Check every line of the data for the word "SweepChoice", and copy those that have it.
=== Begin Enclosure ===
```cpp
template <class P> struct Elem { spint l[P::N]; };
template <class P, bool AUTO>
MA_DEV void mul_shared_one(const spint* x, const spint* b, spint* z) {
    if constexpr (AUTO && P::SPLIT > 0) {
        if (__all(in_split_contract<P>(x))) { Field<P, true>::modmul(x, b, z); return; }
    }
    Field<P, false>::modmul(x, b, z);
}
template <class P, int EPT, bool AUTO>
__global__ __launch_bounds__(BLOCK) void k_mul_shared(const spint* a, Elem<P> b0, spint* c,
                                                      size_t nthreads, Ld lda, Ld ldc) {
    for (size_t t = (size_t)blockIdx.x * BLOCK + threadIdx.x; t < nthreads; t += (size_t)gridDim.x * BLOCK) {
        spint x[EPT][P::N], z[EPT][P::N];
        load_soa<P, EPT>(a, lda, t, x);
        static_assert(EPT == 1 || EPT == 2, "one or two elements per lane");
        mul_shared_one<P, AUTO>(x[0], b0.l, z[0]);
        if constexpr (EPT == 2) mul_shared_one<P, AUTO>(x[1], b0.l, z[1]);
        store_soa<P, EPT>(c, ldc, t, z);
    }
}

template <class P, int EPT>
__global__ __launch_bounds__(stream_block_max(EPT)) void k_mli(const spint* a, int b, spint* c, size_t nthreads,
                                                               Ld lda, Ld ldc) {
    for (size_t t = (size_t)blockIdx.x * stream_threads() + threadIdx.x; t < nthreads; t += (size_t)gridDim.x * stream_threads()) {
        spint x[EPT][P::N], z[EPT][P::N];
        load_soa<P, EPT>(a, lda, t, x);
        Field<P>::modmli(x[0], b, z[0]);
        if constexpr (EPT >= 2) Field<P>::modmli(x[1], b, z[1]);
        if constexpr (EPT == 4) { Field<P>::modmli(x[2], b, z[2]); Field<P>::modmli(x[3], b, z[3]); }
        store_soa<P, EPT>(c, ldc, t, z);
    }
}

template <class P>
__global__ __launch_bounds__(BLOCK) void k_nsqr(spint* a, int k, size_t n, Ld ld) {
    for (size_t t = (size_t)blockIdx.x * BLOCK + threadIdx.x; t < n; t += (size_t)gridDim.x * BLOCK) {
        spint x[1][P::N];
        load_soa<P, 1>(a, ld, t, x);
        if constexpr (MA_WL == 32) {
            Field<P>::modnsqr(x[0], k);
        } else {
#pragma unroll 1
            for (int i = 0; i < k; i++) {
                bool fast = false;
                if constexpr (P::SPLIT > 0) fast = __all(in_split_contract<P>(x[0]));
                if (fast) Field<P, true>::modsqr(x[0], x[0]); else Field<P, false>::modsqr(x[0], x[0]);
            }
        }
        store_soa<P, 1>(a, ld, t, x);
    }
}

template <class P>
__global__ __launch_bounds__(BLOCK) void k_inv_h(const spint* xs, const spint* hs,
// ... 347 lines not shown
```

Baseline: 54.94 billion modmul/s.

## Alternate sweep direction per call and keep the tail chunks cache-resident

Streaming kernels (binary, unary, mli, shared-multiply) now walk block-sized chunks in a direction that flips on every call, per device. By default the last ~192 MiB of chunks use ordinary temporal loads and stores instead of nontemporal ones. The intent is that the data touched last stays in the last-level cache, so the next reversed call starts on cached data and cuts DRAM traffic for memory-bound batched modmul. The benefit depends on back-to-back calls over the same buffers. The default budget is tied to a guess about cache capacity. Per-thread control flow gets slightly more complex.

```diff
diff --git a/include/modarith_amd.h b/include/modarith_amd.h
--- a/include/modarith_amd.h
+++ b/include/modarith_amd.h
@@ -34,6 +34,12 @@
 size_t modarith_amd_recommended_ld_for(size_t n, int nlimbs);
 size_t modarith_amd_batch_words(size_t n, int nlimbs, size_t ld);
 int modarith_amd_scratch_trim(size_t keep_bytes);
+int modarith_amd_set_sweep(int mode);
+int modarith_amd_get_sweep(void);
+int modarith_amd_set_sweep_policy(int policy);
+int modarith_amd_get_sweep_policy(void);
+int modarith_amd_set_sweep_keep_mib(int mib);
+int modarith_amd_get_sweep_keep_mib(void);
 int modarith_amd_sclk_probe(uint64_t *out, unsigned delay_us, unsigned window_us, void *stream);
 int modarith_amd_wall_clock_khz(void);
 const char *modarith_amd_last_launch(void);
diff --git a/modarith_amd/_lib.py b/modarith_amd/_lib.py
--- a/modarith_amd/_lib.py
+++ b/modarith_amd/_lib.py
@@ -78,7 +78,9 @@
               "modarith_amd_memcpy_d2h", "modarith_amd_sync", "modarith_amd_aos_to_soa", "modarith_amd_soa_to_aos",
               "modarith_amd_stream_create", "modarith_amd_stream_destroy", "modarith_amd_stream_wait", "modarith_amd_host_alloc", "modarith_amd_host_free",
               "modarith_amd_field_info", "modarith_amd_recommended_ld", "modarith_amd_recommended_ld_for", "modarith_amd_batch_words", "modarith_amd_scratch_trim",
-              "modarith_amd_last_launch", "modarith_amd_status", "modarith_amd_clear_status", "modarith_amd_thread_status", "modarith_amd_clear_thread_status", "modarith_amd_sclk_probe", "modarith_amd_wall_clock_khz")
+              "modarith_amd_last_launch", "modarith_amd_status", "modarith_amd_clear_status", "modarith_amd_thread_status", "modarith_amd_clear_thread_status", "modarith_amd_sclk_probe", "modarith_amd_wall_clock_khz",
+              "modarith_amd_set_sweep", "modarith_amd_get_sweep", "modarith_amd_set_sweep_policy", "modarith_amd_get_sweep_policy",
+              "modarith_amd_set_sweep_keep_mib", "modarith_amd_get_sweep_keep_mib")
 
 W32_PRIMES = ("X25519", "NIST256", "X448")
 W32_ABSENT = ("modmuls", "modadd_lazy", "modsub_lazy", "modneg_lazy", "time_protocol")
@@ -216,6 +218,11 @@
     lib.modarith_amd_sclk_probe.argtypes = [_P, ctypes.c_uint, ctypes.c_uint, _P]
     lib.modarith_amd_sclk_probe.restype = c_int
     lib.modarith_amd_wall_clock_khz.restype = c_int
+    for fn in ("set_sweep", "set_sweep_policy", "set_sweep_keep_mib"):
+        getattr(lib, "modarith_amd_" + fn).argtypes = [c_int]
+        getattr(lib, "modarith_amd_" + fn).restype = c_int
+        getattr(lib, "modarith_amd_get" + fn[3:]).argtypes = []
+        getattr(lib, "modarith_amd_get" + fn[3:]).restype = c_int
     _lib = lib
     return lib
 
diff --git a/modarith_amd/csrc/capi_common.h b/modarith_amd/csrc/capi_common.h
--- a/modarith_amd/csrc/capi_common.h
+++ b/modarith_amd/csrc/capi_common.h
@@ -28,6 +28,17 @@
     if (b < 1) b = 1;
     return (unsigned)b;
 }
+
+struct SweepChoice { size_t nchunks; size_t keep_from; unsigned reverse; };
+SweepChoice sweep_next(size_t nchunks, size_t chunk_bytes);
+int sweep_mode();
+int sweep_policy();
+int sweep_keep_mib();
+int set_sweep_mode(int mode);
+int set_sweep_policy(int policy);
+int set_sweep_keep_mib(int mib);
+template <class S> S sweep_of(const SweepChoice& c) { S s; s.nchunks = c.nchunks; s.keep_from = c.keep_from; s.reverse = c.reverse; return s; }
+template <class S> S sweep_plain(size_t nthreads, int block) { S s; s.nchunks = (nthreads + (size_t)block - 1) / (size_t)block; return s; }
 
 inline bool aligned16(const void* p) { return (reinterpret_cast<uintptr_t>(p) & 15u) == 0; }
 
diff --git a/modarith_amd/csrc/capi_common.hip b/modarith_amd/csrc/capi_common.hip
--- a/modarith_amd/csrc/capi_common.hip
+++ b/modarith_amd/csrc/capi_common.hip
@@ -62,6 +62,50 @@
 bool ladder_use_field() {
     static bool v = [] { const char* s = getenv("MA_LADDER_IMPL"); return s && strcmp(s, "field") == 0; }();
     return v;
+}
+
+static constexpr int SWEEP_MODE_DEFAULT = 1, SWEEP_POLICY_DEFAULT = 2, SWEEP_KEEP_MIB_DEFAULT = 192, SWEEP_KEEP_MIB_MAX = 1 << 20;
+static std::atomic<int>& sweep_mode_var() { static std::atomic<int> v{env_int("MA_SWEEP", SWEEP_MODE_DEFAULT, 0, 2)}; return v; }
+static std::atomic<int>& sweep_policy_var() { static std::atomic<int> v{env_int("MA_SWEEP_POLICY", SWEEP_POLICY_DEFAULT, 0, 2)}; return v; }
+static std::atomic<int>& sweep_keep_var() { static std::atomic<int> v{env_int("MA_SWEEP_KEEP_MIB", SWEEP_KEEP_MIB_DEFAULT, 0, SWEEP_KEEP_MIB_MAX)}; return v; }
+static std::atomic<unsigned> g_sweep_parity[Staging::MAX_DEVICES];
+int sweep_mode() { return sweep_mode_var().load(std::memory_order_relaxed); }
+int sweep_policy() { return sweep_policy_var().load(std::memory_order_relaxed); }
+int sweep_keep_mib() { return sweep_keep_var().load(std::memory_order_relaxed); }
+int set_sweep_mode(int mode) {
+    if (mode < 0 || mode > 2) { set_error("set_sweep: mode must be 0 (upwards), 1 (alternate) or 2 (downwards)"); return (int)hipErrorInvalidValue; }
+    sweep_mode_var().store(mode, std::memory_order_relaxed);
+    return 0;
+}
+int set_sweep_policy(int policy) {
+    if (policy < 0 || policy > 2) { set_error("set_sweep_policy: policy must be 0 (hinted), 1 (plain) or 2 (hybrid)"); return (int)hipErrorInvalidValue; }
+    sweep_policy_var().store(policy, std::memory_order_relaxed);
+    return 0;
+}
+int set_sweep_keep_mib(int mib) {
+    if (mib < 0 || mib > SWEEP_KEEP_MIB_MAX) { set_error("set_sweep_keep_mib: the budget is 0 .. 2^20 MiB"); return (int)hipErrorInvalidValue; }
+    sweep_keep_var().store(mib, std::memory_order_relaxed);
+    return 0;
+}
+SweepChoice sweep_next(size_t nchunks, size_t chunk_bytes) {
+    SweepChoice c{nchunks, ~(size_t)0, 0u};
+    const int mode = sweep_mode();
+    if (mode == 0) return c;
+    if (mode == 2) {
+        c.reverse = 1;
+    } else {
+        int d = 0;
+        if (hipGetDevice(&d) != hipSuccess || d < 0 || d >= Staging::MAX_DEVICES) { (void)hipGetLastError(); d = 0; }
+        c.reverse = g_sweep_parity[d].fetch_add(1u, std::memory_order_relaxed) & 1u;
+    }
+    const int policy = sweep_policy();
+    if (policy == 1) {
+        c.keep_from = 0;
+    } else if (policy == 2) {
+        const size_t region = chunk_bytes ? ((size_t)sweep_keep_mib() << 20) / chunk_bytes : 0;
+        c.keep_from = region >= nchunks ? 0 : nchunks - region;
+    }
+    return c;
 }
 
 static std::atomic<int> g_sticky{0};
@@ -326,6 +370,12 @@
     return check_launch("sclk_probe");
 }
 int modarith_amd_scratch_trim(size_t keep_bytes) { return scratch_trim(keep_bytes); }
+int modarith_amd_set_sweep(int mode) { return set_sweep_mode(mode); }
+int modarith_amd_get_sweep(void) { return sweep_mode(); }
+int modarith_amd_set_sweep_policy(int policy) { return set_sweep_policy(policy); }
+int modarith_amd_get_sweep_policy(void) { return sweep_policy(); }
+int modarith_amd_set_sweep_keep_mib(int mib) { return set_sweep_keep_mib(mib); }
+int modarith_amd_get_sweep_keep_mib(void) { return sweep_keep_mib(); }
 size_t modarith_amd_recommended_ld(size_t n) { return n >= 2 * (size_t)4096 ? (size_t)4096 : n; }
 size_t modarith_amd_recommended_ld_for(size_t n, int nlimbs) {
     const size_t t = nlimbs >= 8 ? (size_t)8192 : (size_t)4096;
diff --git a/modarith_amd/csrc/capi_field.inc b/modarith_amd/csrc/capi_field.inc
--- a/modarith_amd/csrc/capi_field.inc
+++ b/modarith_amd/csrc/capi_field.inc
@@ -27,31 +27,32 @@
 constexpr int EPT_COMPILED = 4;
 #endif
 template <class Go>
-int launch_stream(size_t n, size_t ld, uintptr_t addr, const char* what, Go go) {
+int launch_stream(size_t n, size_t ld, uintptr_t addr, int streams, const char* what, Go go) {
     if (n == 0) return 0;
     MA_LD(what)
     const int ept = pick_ept(n, ld, addr), sb = std::min(stream_block(), stream_block_max(ept));
     const size_t nt = n / ept, done = nt * ept;
     const unsigned grid = grid_for(nt, sb, L.s != 63);
-    if (ept == 4) { if constexpr (MA_WL == 32 && EPT_COMPILED >= 4) go(Width<4>{}, grid, sb, 0, nt, L); }
-    else if (ept == 2) { if constexpr (EPT_COMPILED >= 2) go(Width<2>{}, grid, sb, 0, nt, L); }
-    else go(Width<1>{}, grid, sb, 0, nt, L);
-    if (done < n) go(Width<1>{}, 1u, BLOCK, L.off<NL>(done), n - done, Ld(L.ld));
+    const Sweep sw = sweep_of<Sweep>(sweep_next((nt + (size_t)sb - 1) / (size_t)sb, (size_t)streams * NL * sizeof(spint) * (size_t)ept * (size_t)sb));
+    if (ept == 4) { if constexpr (MA_WL == 32 && EPT_COMPILED >= 4) go(Width<4>{}, grid, sb, 0, nt, L, sw); }
+    else if (ept == 2) { if constexpr (EPT_COMPILED >= 2) go(Width<2>{}, grid, sb, 0, nt, L, sw); }
+    else go(Width<1>{}, grid, sb, 0, nt, L, sw);
+    if (done < n) go(Width<1>{}, 1u, BLOCK, L.off<NL>(done), n - done, Ld(L.ld), sweep_plain<Sweep>(n - done, BLOCK));
     return check_launch(what);
 }
 template <class Op, int E> using OpAt = typename std::conditional<E == 1, typename ScalarOp<Op>::type, Op>::type;
 template <class Op>
 int launch_binary(const spint* a, const spint* b, spint* c, size_t n, size_t ld, void* stream, const char* what) {
-    return launch_stream(n, ld, U(a) | U(b) | U(c), what, [=](auto W, unsigned grid, int block, size_t o, size_t cnt, Ld l) {
+    return launch_stream(n, ld, U(a) | U(b) | U(c), 3, what, [=](auto W, unsigned grid, int block, size_t o, size_t cnt, Ld l, Sweep sw) {
         constexpr int E = decltype(W)::value;
-        k_binary<P, OpAt<Op, E>, E><<<grid, block, 0, (hipStream_t)stream>>>(a + o, b + o, c + o, cnt, l, l, l);
+        k_binary<P, OpAt<Op, E>, E><<<grid, block, 0, (hipStream_t)stream>>>(a + o, b + o, c + o, cnt, l, l, l, sw);
     });
 }
 template <class Op>
 int launch_unary(const spint* a, spint* c, size_t n, size_t ld, void* stream, const char* what) {
-    return launch_stream(n, ld, U(a) | U(c), what, [=](auto W, unsigned grid, int block, size_t o, size_t cnt, Ld l) {
+    return launch_stream(n, ld, U(a) | U(c), 2, what, [=](auto W, unsigned grid, int block, size_t o, size_t cnt, Ld l, Sweep sw) {
         constexpr int E = decltype(W)::value;
-        k_unary<P, OpAt<Op, E>, E><<<grid, block, 0, (hipStream_t)stream>>>(a + o, c + o, cnt, l, l);
+        k_unary<P, OpAt<Op, E>, E><<<grid, block, 0, (hipStream_t)stream>>>(a + o, c + o, cnt, l, l, sw);
     });
 }
 template <class Op>
@@ -83,8 +84,8 @@
 int BATCH(modneg)(const spint* b, spint* c, size_t n, size_t ld, void* st) { return launch_unary<OpNeg<P>>(b, c, n, ld, st, MA_WHAT("modneg")); }
 int BATCH(modcpy)(const spint* a, spint* c, size_t n, size_t ld, void* st) { return launch_unary<OpCpy<P>>(a, c, n, ld, st, MA_WHAT("modcpy")); }
 int BATCH(modmli)(const spint* a, int b, spint* c, size_t n, size_t ld, void* st) {
-    return launch_stream(n, ld, U(a) | U(c), MA_WHAT("modmli"), [=](auto W, unsigned grid, int block, size_t o, size_t cnt, Ld l) {
-        k_mli<P, decltype(W)::value><<<grid, block, 0, (hipStream_t)st>>>(a + o, b, c + o, cnt, l, l);
+    return launch_stream(n, ld, U(a) | U(c), 2, MA_WHAT("modmli"), [=](auto W, unsigned grid, int block, size_t o, size_t cnt, Ld l, Sweep sw) {
+        k_mli<P, decltype(W)::value><<<grid, block, 0, (hipStream_t)st>>>(a + o, b, c + o, cnt, l, l, sw);
     });
 }
 
diff --git a/modarith_amd/csrc/capi_prime.inc b/modarith_amd/csrc/capi_prime.inc
--- a/modarith_amd/csrc/capi_prime.inc
+++ b/modarith_amd/csrc/capi_prime.inc
@@ -37,8 +37,8 @@
 }
 bool inv_may_share() { return !force_exact(); }
 template <int EPT, bool AUTO>
-void launch_shared(const spint* a, const Elem<P>& b0, spint* c, size_t nt, Ld L, unsigned grid, hipStream_t s) {
-    k_mul_shared<P, EPT, AUTO><<<grid, BLOCK, 0, s>>>(a, b0, c, nt, L, L);
+void launch_shared(const spint* a, const Elem<P>& b0, spint* c, size_t nt, Ld L, unsigned grid, hipStream_t s, Sweep sw) {
+    k_mul_shared<P, EPT, AUTO><<<grid, BLOCK, 0, s>>>(a, b0, c, nt, L, L, sw);
 }
 }
 
@@ -100,14 +100,18 @@
     }
     MA_LD("modmuls")
     hipStream_t s = (hipStream_t)st;
+    const auto sweep = [&](size_t nt, int ept) {
+        return sweep_of<Sweep>(sweep_next((nt + BLOCK - 1) / BLOCK, (size_t)2 * NL * sizeof(spint) * (size_t)ept * BLOCK));
+    };
     if (n >= 2 && ld % 2 == 0 && aligned16(a) && aligned16(c)) {
         size_t nt = n / 2;
-        if (b_ok) launch_shared<2, true>(a, b0, c, nt, L, GRID(nt), s);
-        else launch_shared<2, false>(a, b0, c, nt, L, GRID(nt), s);
+        const Sweep sw = sweep(nt, 2);
+        if (b_ok) launch_shared<2, true>(a, b0, c, nt, L, GRID(nt), s, sw);
+        else launch_shared<2, false>(a, b0, c, nt, L, GRID(nt), s, sw);
         const size_t o = L.off<NL>(n - 1);
-        if (n & 1) launch_shared<1, false>(a + o, b0, c + o, 1, Ld(L.ld), 1, s);
+        if (n & 1) launch_shared<1, false>(a + o, b0, c + o, 1, Ld(L.ld), 1, s, sweep_plain<Sweep>(1, BLOCK));
     } else {
-        launch_shared<1, false>(a, b0, c, n, L, GRID(n), s);
+        launch_shared<1, false>(a, b0, c, n, L, GRID(n), s, sweep(n, 1));
     }
     return check_launch("modmuls");
 }
diff --git a/modarith_amd/csrc/kernels.h b/modarith_amd/csrc/kernels.h
--- a/modarith_amd/csrc/kernels.h
+++ b/modarith_amd/csrc/kernels.h
@@ -13,19 +13,17 @@
 #ifndef MA_NONTEMPORAL
 #define MA_NONTEMPORAL 1
 #endif
-template <class T> __device__ __forceinline__ T ld_stream(const T* p) {
+template <bool NT = true, class T> __device__ __forceinline__ T ld_stream(const T* p) {
 #if MA_NONTEMPORAL
-    return __builtin_nontemporal_load(p);
-#else
+    if constexpr (NT) return __builtin_nontemporal_load(p);
+#endif
     return *p;
+}
+template <bool NT = true, class T> __device__ __forceinline__ void st_stream(T* p, T v) {
+#if MA_NONTEMPORAL
+    if constexpr (NT) { __builtin_nontemporal_store(v, p); return; }
 #endif
-}
-template <class T> __device__ __forceinline__ void st_stream(T* p, T v) {
-#if MA_NONTEMPORAL
-    __builtin_nontemporal_store(v, p);
-#else
     *p = v;
-#endif
 }
 
 struct Ld {
@@ -37,33 +35,56 @@
     __host__ __device__ __forceinline__ size_t off(size_t j) const { return (((j >> s) * (size_t)N) << s) + (j & ((((size_t)1) << s) - 1)); }
 };
 
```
=== End Enclosure ===
▸ **Task output**:
+struct SweepChoice { size_t nchunks; size_t keep_from; unsigned reverse; };
+SweepChoice sweep_next(size_t nchunks, size_t chunk_bytes);
+template <class S> S sweep_of(const SweepChoice& c) { S s; s.nchunks = c.nchunks; s.keep_from = c.keep_from; s.reverse = c.reverse; return s; }
+SweepChoice sweep_next(size_t nchunks, size_t chunk_bytes) {
+    SweepChoice c{nchunks, ~(size_t)0, 0u};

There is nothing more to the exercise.